Recién terminada la edición de 2016 de la Feria del libro de Las Palmas de Gran Canaria, es hora de hacer balance y rememorar los buenos momentos. A pesar de que este año he podido pasar poco por el Parque San Telmo debido a mis ocupaciones laborales, el escaso tiempo que he pasado allí me he encontrado con un ambiente exquisito, una decoración muy elaborada y muchos amigos escritores dando a conocer su trabajo en las casetas de las librerías.

En los periódicos regionales de hoy no faltan las menciones a la Feria, al éxito de ventas que ha supuesto, con un aumento de un 10% sobre las ventas del año pasado que viene a certificar el aumento paulatino que el sector está viviendo en los últimos años.
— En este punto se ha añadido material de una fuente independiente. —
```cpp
template <int D, int RI, int R>
__global__ void __launch_bounds__(512) deconv_select_mfma_kernel(DselArgs a) {
    using G = DselGeom<D, RI, R>;
    constexpr int NBLK = G::NBLK, NI = G::NI, NIW = G::NIW, PSL = G::PSL;
    constexpr int SPW = D / 4;
    static_assert(D % 4 == 0 && D <= mv::kSelMaxD && RI <= 4 && (R - 2) * NIW <= 63, "");
    extern __shared__ __attribute__((aligned(16))) float lds_raw[];
    f32x4v* const lds = reinterpret_cast<f32x4v*>(lds_raw);
    f32x4v* const scratch = lds + R * G::STAGE;
    float* const lgbuf = lds_raw + (size_t)(R * G::STAGE + 64) * 4;

    const int lane = threadIdx.x & 63;
    const int wave8 = __builtin_amdgcn_readfirstlane(threadIdx.x >> 6);
    const int wave = wave8 & 3;
    const bool loader = wave8 >= 4;
    const int lm = lane & 15, lq = lane >> 4;
    const int Ho = 2 * a.Hi, Wo = 2 * a.Wi;
    const unsigned nwg = gridDim.x;
    unsigned tile = xcd_remap(blockIdx.x, nwg);

    auto decode = [&](unsigned t, int& b, int& i0, int& j0) {
        unsigned txu, tyu;
        b = (int)fdivmod(fdivmod(t, a.tiles_x, txu), a.tiles_y, tyu);
        i0 = (int)tyu * RI;
        j0 = (int)txu * 16;
    };

    if (loader) {
        const __amdgpu_buffer_rsrc_t in_rsrc =
            __builtin_amdgcn_make_buffer_rsrc(const_cast<float*>(a.in), (short)0, (int)a.in_bytes, 0x00020000);
        const __amdgpu_buffer_rsrc_t skip_rsrc = __builtin_amdgcn_make_buffer_rsrc(
            const_cast<float*>(a.skip ? a.skip : a.in), (short)0, a.skip ? (int)a.skip_bytes : 0, 0x00020000);
        unsigned dbase[NIW];
        int dpos[NIW];
#pragma unroll
        for (int n = 0; n < NIW; ++n) {
            const int i = wave + 4 * n;
            if (i < NBLK) {
                const int s = i * 64 + lane;
                const int d = s / PSL, r1 = s - d * PSL;
                const int prow = r1 / 68, r2 = r1 - prow * 68;
                const int v = r2 >> 2, quad = (r2 & 3) ^ ((v >> 2) & 3);
                dpos[n] = v | (prow << 8);
                dbase[n] = s < G::PSLOTS ? (unsigned)((((d * a.Hi + prow) * a.Wi + v) * 16 + quad * 4) * 4) : 0x80000000u;
            } else {
                const int s = (i - NBLK) * 64 + lane;
                const int rowall = s >> 6, d = rowall / (2 * RI), orow = rowall - d * 2 * RI;
                const int ox = (s >> 1) & 31, half = s & 1;
                dpos[n] = ox | (orow << 8);
                dbase[n] = i < NI ? (unsigned)((((d * Ho + orow) * Wo + ox) * 8 + half * 4) * 4) : 0x80000000u;
            }
        }
        auto dma_tile = [&](unsigned t, int stage, bool live) {
            int b, i0, j0;
            decode(t, b, i0, j0);
            const unsigned porigin = (unsigned)((((b * D * a.Hi + i0) * a.Wi) + j0) * 64);
            const unsigned sorigin = (unsigned)((((b * D * Ho + 2 * i0) * Wo) + 2 * j0) * 32);
            const unsigned wlim = live ? (unsigned)a.Wi : 0u;
            f32x4v* const dst0 = lds + stage * G::STAGE;
#pragma unroll
            for (int n = 0; n < NIW; ++n) {
                const int i = wave + 4 * n;
                const bool sk = i >= NBLK;
                const int cx = dpos[n] & 255, cy = dpos[n] >> 8;
                const bool ok = sk ? (2 * i0 + cy < Ho && (unsigned)(2 * j0 + cx) < 2 * wlim) : (i0 + cy < a.Hi && (unsigned)(j0 + cx) < wlim);
                const unsigned off = ok ? dbase[n] + (sk ? sorigin : porigin) : 0x80000000u;
                f32x4v* const dst = i < NI ? dst0 + i * 64 : scratch;
                if (sk) {
                    __builtin_amdgcn_raw_ptr_buffer_load_lds(skip_rsrc, (lds_void*)dst, 16, off, 0, 0, 0);
                } else {
                    __builtin_amdgcn_raw_ptr_buffer_load_lds(in_rsrc, (lds_void*)dst, 16, off, 0, 0, 0);
                }
            }
        };
#pragma unroll
        for (int k = 0; k < R - 1; ++k) {
            const unsigned t = tile + (unsigned)k * nwg;
            dma_tile(t < a.ntiles ? t : 0u, k, t < a.ntiles);
        }
        asm volatile("s_waitcnt vmcnt(%0)" ::"n"((R - 2) * NIW) : "memory");
        __builtin_amdgcn_s_barrier();
        int st = R - 1;
        for (; tile < a.ntiles; tile += nwg) {
            const unsigned t = tile + (unsigned)(R - 1) * nwg;
            dma_tile(t < a.ntiles ? t : 0u, st, t < a.ntiles);
            st = st + 1 == R ? 0 : st + 1;
            asm volatile("s_waitcnt vmcnt(%0)" ::"n"((R - 2) * NIW) : "memory");
            __builtin_amdgcn_s_barrier();
        }
        return;
    }

    f32x4v wf[2][4];
    {
        const int dx = lm >> 3, co = lm & 7, di = lq >> 1, dj = lq & 1;
#pragma unroll
        for (int dy = 0; dy < 2; ++dy) {
            const int ky = dy + 1 - 2 * di, kx = dx + 1 - 2 * dj;
            const bool nz = ky >= 0 && ky <= 2 && kx >= 0 && kx <= 2;
#pragma unroll
            for (int s = 0; s < 4; ++s)
#pragma unroll
                for (int j = 0; j < 4; ++j) {
                    const float v = a.w[nz ? ((ky * 3 + kx) * 16 + 4 * s + j) * 8 + co : 0];
                    wf[dy][s][j] = nz ? v : 0.0f;
                }
        }
    }
    const int c0 = (lq & 1) * 4;
    const f32x4v scv = *reinterpret_cast<const f32x4v*>(a.scale + c0), shv = *reinterpret_cast<const f32x4v*>(a.shift + c0);
    const f32x4v pwv = *reinterpret_cast<const f32x4v*>(a.prob_w + c0);
    const float pb = a.prob_b[0];
    const int vpos = lm + (lq & 1);
    const int abase = ((lq >> 1) * 17 + vpos) * 4, aswz = (vpos >> 2) & 3;
    const int tsel = wave * 64 + lane, sy = tsel >> 5, sx = tsel & 31;
    const long hw = (long)Ho * Wo;
    const bool has_skip = a.skip != nullptr;

    __builtin_amdgcn_s_barrier();
    int st = 0, it = 0;
    for (; tile < a.ntiles; tile += nwg, ++it) {
        int b, i0, j0;
        decode(tile, b, i0, j0);
        const f32x4v* const stage = lds + st * G::STAGE;
        st = st + 1 == R ? 0 : st + 1;
        float* const lg = lgbuf + (it & 1) * G::LG;
        const int oy = 2 * i0 + sy, ox = 2 * j0 + sx;
        const bool sel = tsel < 64 * RI && oy < Ho && ox < Wo;
        const long p = (long)oy * Wo + ox, vol = (long)b * D * hw;
        float hv[mv::kSelMaxD];
#pragma unroll
        for (int d = 0; d < D; ++d) hv[d] = sel ? a.hypo[vol + d * hw + p] : 1.0f;

#pragma unroll
        for (int sl = 0; sl < SPW; ++sl) {
            const int d = wave + 4 * sl;
            const f32x4v* const patch = stage + d * PSL;
#pragma unroll
            for (int r = 0; r < RI; ++r) {
                f32x4v X[4];
#pragma unroll
                for (int s = 0; s < 4; ++s) X[s] = patch[r * 68 + abase + (s ^ aswz)];
                f32x4v sk[2];
#pragma unroll
                for (int dy = 0; dy < 2; ++dy)
                    sk[dy] = has_skip ? stage[NBLK * 64 + (d * 2 * RI + 2 * r + dy) * 64 + 4 * lm + lq] : (f32x4v){0.f, 0.f, 0.f, 0.f};
                f32x4v acc[2] = {(f32x4v){0.f, 0.f, 0.f, 0.f}, (f32x4v){0.f, 0.f, 0.f, 0.f}};
#pragma unroll
                for (int s = 0; s < 4; ++s)
#pragma unroll
                    for (int j = 0; j < 4; ++j)
#pragma unroll
                        for (int dy = 0; dy < 2; ++dy)
                            acc[dy] = __builtin_amdgcn_mfma_f32_16x16x4f32(wf[dy][s][j], X[s][j], acc[dy], 0, 0, 0);
#pragma unroll
                for (int dy = 0; dy < 2; ++dy) {
                    float v[4];
#pragma unroll
                    for (int k = 0; k < 4; ++k) {
                        v[k] = fmaf(acc[dy][k], scv[k], shv[k]);
                        if (a.relu) v[k] = fmaxf(v[k], 0.0f);
                        if (has_skip) v[k] += sk[dy][k];
                    }
                    float part = v[0] * pwv[0];
#pragma unroll
                    for (int k = 1; k < 4; ++k) part = fmaf(v[k], pwv[k], part);
                    const float other = __shfl_xor(part, 16);
                    const float logit = ((lq & 1) ? other + part : part + other) + pb;
                    if (!(lq & 1)) lg[(d * 2 * RI + 2 * r + dy) * 32 + 2 * lm + (lq >> 1)] = logit;
                }
            }
        }
        __builtin_amdgcn_s_waitcnt(0xc07f);
        __builtin_amdgcn_s_barrier();
        if (sel) {
            float l[mv::kSelMaxD];
#pragma unroll
            for (int d = 0; d < D; ++d) {
                l[d] = lg[(d * 2 * RI + sy) * 32 + sx];
                if (a.logits_out) a.logits_out[vol + d * hw + p] = l[d];
            }
            const long img = (long)b * hw;
            mv::select_from_logits_vals(l, hv, a.attn + vol, a.depth + img, a.conf ? a.conf + img : nullptr,
                                        a.inv_min ? a.inv_min + img : nullptr, a.inv_max ? a.inv_max + img : nullptr, D, hw, p,
                                        a.split_itv);
        }
    }
}

template <int D, int RI, int R>
int launch_dsel(DselArgs& a, hipStream_t s) {
    using G = DselGeom<D, RI, R>;
    auto kern = deconv_select_mfma_kernel<D, RI, R>;
    static unsigned long attr_done = 0;
    if (G::LDS > 160 * 1024) return MVSTER_ERR_UNSUPPORTED;
    if (G::LDS > 64 * 1024 && !mvconv::allow_big_lds(reinterpret_cast<const void*>(kern), attr_done)) return MVSTER_ERR_LAUNCH;
    const int ncu = mvconv::num_cus();
    if (ncu <= 0) return MVSTER_ERR_LAUNCH;
    const unsigned tx = (unsigned)((a.Wi + 15) / 16), ty = (unsigned)((a.Hi + RI - 1) / RI);
    const long ntiles = (long)tx * ty * a.B;
    if (ntiles >= (1L << 30)) return MVSTER_ERR_SHAPE;
    a.ntiles = (unsigned)ntiles;
    a.tiles_x = mv_fastdiv(tx);
    a.tiles_y = mv_fastdiv(ty);
    int per_cu = (int)((160 * 1024) / G::LDS);
    if (per_cu > 2) per_cu = 2;
    const long gmax = (long)ncu * per_cu;
    const long rounds = (ntiles + gmax - 1) / gmax;
    const long gx = (ntiles + rounds - 1) / rounds;
    MV_NOTE_KERNEL("deconv_select_mfma_kernel<%d, %d, %d>", D, RI, R);
    hipLaunchKernelGGL(kern, dim3((unsigned)gx), dim3(512), G::LDS, s, a);
    return mv_check_launch();
}

}

namespace mvconv {

int dispatch_deconv_select_mfma(const float* in, const float* w, const float* scale, const float* shift, const float* skip,
                                const float* prob_w, const float* prob_b, const float* hypo, float* attn, float* depth,
                                float* conf, float* inv_min, float* inv_max, float* logits_out, int B, int D, int Hi, int Wi,
                                int relu, float split_itv, hipStream_t s) {
    const long in_bytes = (long)B * D * Hi * Wi * 64, skip_bytes = (long)B * D * Hi * Wi * 4 * 32;
    if (in_bytes >= (1L << 31) || skip_bytes >= (1L << 31)) return MVSTER_ERR_UNSUPPORTED;
    DselArgs a;
    a.in = in; a.w = w; a.scale = scale; a.shift = shift; a.skip = skip; a.prob_w = prob_w; a.prob_b = prob_b; a.hypo = hypo;
    a.attn = attn; a.depth = depth; a.conf = conf; a.inv_min = inv_min; a.inv_max = inv_max; a.logits_out = logits_out;
    a.B = B; a.Hi = Hi; a.Wi = Wi; a.relu = relu; a.split_itv = split_itv;
    a.in_bytes = (unsigned)in_bytes; a.skip_bytes = (unsigned)skip_bytes;
    const int ncu = num_cus();
    if (D == 4) {
        const long t4 = (long)((Wi + 15) / 16) * ((Hi + 3) / 4) * B;
        return t4 >= 2L * ncu ? launch_dsel<4, 2, 2>(a, s) : launch_dsel<4, 2, 3>(a, s);
    }
    if (D == 8) {
        const long t2 = (long)((Wi + 15) / 16) * ((Hi + 1) / 2) * B;
        return t2 >= ncu ? launch_dsel<8, 2, 2>(a, s) : launch_dsel<8, 1, 2>(a, s);
    }
    return MVSTER_ERR_UNSUPPORTED;
}

}
```

mvster_amd/net.py:

```python
import contextlib

import torch
import torch.nn as nn
import torch.nn.functional as F

from . import ops
from .conv_plan import FpnPlan, Reg2dPlan, Reg3dPlan
from .modules import FPN4, mono_depth_decoder, reg2d, reg3d


class _WarpAggPyr(torch.autograd.Function):

    @staticmethod
    def forward(ctx, pyr, B, rt, hypo, G, group_cor, attn_fuse_d, attn_temp):
        pyr = pyr.contiguous()
        ref_cl, src_cl = _WarpAggPyr._parts(pyr, B)
        out, wsum = ops.warp_agg_fwd_cl(ref_cl, src_cl, rt, hypo, G, group_cor, attn_fuse_d, attn_temp, want_wsum=True)
        ctx.save_for_backward(pyr, rt, hypo, out, wsum)
        ctx.cfg = (B, G, group_cor, attn_fuse_d, attn_temp)
        ctx.set_materialize_grads(False)
        return out, pyr[:B]

    @staticmethod
    def _parts(pyr, B):
        n, _, h, w, C = pyr.shape
        return pyr[:B].view(B, h, w, C), pyr[B:].view(n // B - 1, B, h, w, C)

    @staticmethod
    def backward(ctx, grad, grad_ref_maps):
        pyr, rt, hypo, out, wsum = ctx.saved_tensors
        B, G, group_cor, attn_fuse_d, attn_temp = ctx.cfg
        if pyr.is_cuda:
            pyr.record_stream(torch.cuda.current_stream(pyr.device))
        if grad is None:
            g_pyr = torch.zeros_like(pyr)
        else:
            g_pyr = torch.empty_like(pyr)
            g_ref, g_src = _WarpAggPyr._parts(g_pyr, B)
            ref_cl, src_cl = _WarpAggPyr._parts(pyr, B)
            n_src, _, hs, ws, c_ = src_cl.shape
            if not (ops.SORTED_SCATTER and ops.warp_agg_bwd_sorted_scratch(B, n_src, c_, hypo.shape[1], hypo.shape[2],
                                                                           hypo.shape[3], hs, ws) is not None):
                g_src.zero_()
            ops.warp_agg_bwd_cl(ref_cl, src_cl, rt, hypo, out, wsum, grad.contiguous(), G, group_cor, attn_fuse_d,
                                attn_temp, into=(g_ref, g_src))
        if grad_ref_maps is not None:
            g_pyr[:B].add_(grad_ref_maps)
        return g_pyr, None, None, None, None, None, None, None
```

Se habla mucho de los autores incluídos en el programa y las actividades que se han desarrollado allí.

Todo eso está muy bien, pero he echado en falta una mención más pormenorizada a los autores canarios que las librerías han llevado todos los días, algunos en jornadas maratonianas, a firmar sus trabajos y darlos a conocer a los lectores, nuevos y conocidos. Estos autores, fuera del programa oficial de la feria, han quedado lejos de las ruedas de prensa, de las notas pasadas a los diarios y de las fotos. Una pena. Sobre todo si tenemos en cuenta que algunos de ellos han vendido más que muchos de los que han sido traídos de fuera, a pesar de que sus rostros no salen en las noticias ni en la radio.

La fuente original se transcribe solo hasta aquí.